*Instructions for the task*
Pull every line holding the string "PROLES" from the records below.

*Collected data entries*
template <int SC, bool FULL, bool PAIRS, typename Loop>
__device__ __forceinline__ void bin_hist_body(int Sout_, u64* __restrict__ counts, int nmax, u64* __restrict__ counts2, Loop&& loop) {
    constexpr int S = SC;
    constexpr int ND = (S + 1) / 2;
    const int Sout = FULL ? S : Sout_;
    const int ROWB = 2 * Sout;
    __shared__ u64 s_cnt[S + 1];
    __shared__ __attribute__((aligned(16))) char s_stage[4][32 * 2 * S];
    constexpr int PG = (S + 2) / 3, PSP = 3 * PG, PROLES = PG * (PG + 1) / 2, PSLICE = PROLES <= 64 ? 64 / PROLES : 1;
    static_assert(!PAIRS || (FULL && PROLES <= 64), "the pair counts need a compile-time row width and at most 64 block roles");
    __shared__ u32 s_pair[PAIRS ? 4 * PSP * K1P_LD : 1];
    __shared__ u64 s_c2[PAIRS ? S * S : 1];
    const int lane = threadIdx.x & 63, wave = threadIdx.x >> 6;
    const int j = lane & 3, b = lane >> 2;
    if (threadIdx.x <= S) s_cnt[threadIdx.x] = 0;
    if (PAIRS) {
        for (int e = threadIdx.x; e < S * S; e += 256) s_c2[e] = 0;
        for (int e = threadIdx.x; e < 4 * PSP * K1P_LD; e += 256) s_pair[e] = 0;
    }
    __syncthreads();
    u16* H = nullptr;
    int pgi = -1, pgj = 0, pkq = 0;
    u64 pacc[PAIRS ? 9 : 1], prs[PAIRS ? 3 : 1];
    if (PAIRS) {
        const int role = lane < PROLES * PSLICE ? lane / PSLICE : -1;
        pkq = lane % PSLICE;
        if (role >= 0) pair_role(role, PG, pgi, pgj);
#pragma unroll
        for (int c = 0; c < 9; ++c) pacc[c] = 0;
#pragma unroll
        for (int c = 0; c < 3; ++c) prs[c] = 0;
    }
    auto pair_counts = [&](const char* stage, int rows) {
        u32* sp = s_pair + wave * PSP * K1P_LD;
        const u16* raw = reinterpret_cast<const u16*>(stage);
        __builtin_amdgcn_wave_barrier();
        for (int e = lane; e < S * 16; e += 64) {
            const int i = e >> 4, k = e & 15;
            const u32 lo = 2 * k < rows ? raw[(2 * k) * S + i] : 0u, hi = 2 * k + 1 < rows ? raw[(2 * k + 1) * S + i] : 0u;
            sp[i * K1P_LD + k] = lo | (hi << 16);
        }
        __builtin_amdgcn_wave_barrier();
        if (pgi >= 0) {
            u32 part[9], ps[3];
            pair_tile_dot(sp + 3 * pgi * K1P_LD, sp + 3 * pgj * K1P_LD, K1P_LD, pkq, 16, PSLICE, pgi == pgj, part, ps);
#pragma unroll
            for (int c = 0; c < 9; ++c) pacc[c] += part[c];
#pragma unroll
            for (int c = 0; c < 3; ++c) prs[c] += ps[c];
        }
        __builtin_amdgcn_wave_barrier();
    };

    StateTotals<S> totals;
    totals.init(nmax);

    auto enter = [&](u16* Hpart) { H = Hpart; };
    auto epilogue = [&](int half, long row, bool valid, u32 (&cnt)[S]) {
        u32 d[ND];
        pack_reduce<S>(cnt, d);
        if (counts) totals.add(d, valid, s_cnt, j);
        if (H) stage_hist_row<S, FULL && (S & 1) == 0>(&s_stage[wave][(half * 16 + b) * ROWB], d, j, Sout);
    };
    auto finish = [&](long st, long row0, int rows) {
        if (H) store_staged(s_stage[wave], reinterpret_cast<char*>(H) + row0 * ROWB, rows * ROWB, lane);
        if constexpr (PAIRS) pair_counts(s_stage[wave], rows);
    };
    loop(enter, epilogue, finish);

    if (counts) totals.commit(s_cnt, j, counts, Sout);
    if constexpr (PAIRS) {
        if (pgi >= 0) pair_fold(pacc, prs, pgi, pgj, S, s_c2);
        pair_commit(s_c2, S, counts2);
    }
}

*Output of the exercise*
    constexpr int PG = (S + 2) / 3, PSP = 3 * PG, PROLES = PG * (PG + 1) / 2, PSLICE = PROLES <= 64 ? 64 / PROLES : 1;
    static_assert(!PAIRS || (FULL && PROLES <= 64), "the pair counts need a compile-time row width and at most 64 block roles");
        const int role = lane < PROLES * PSLICE ? lane / PSLICE : -1;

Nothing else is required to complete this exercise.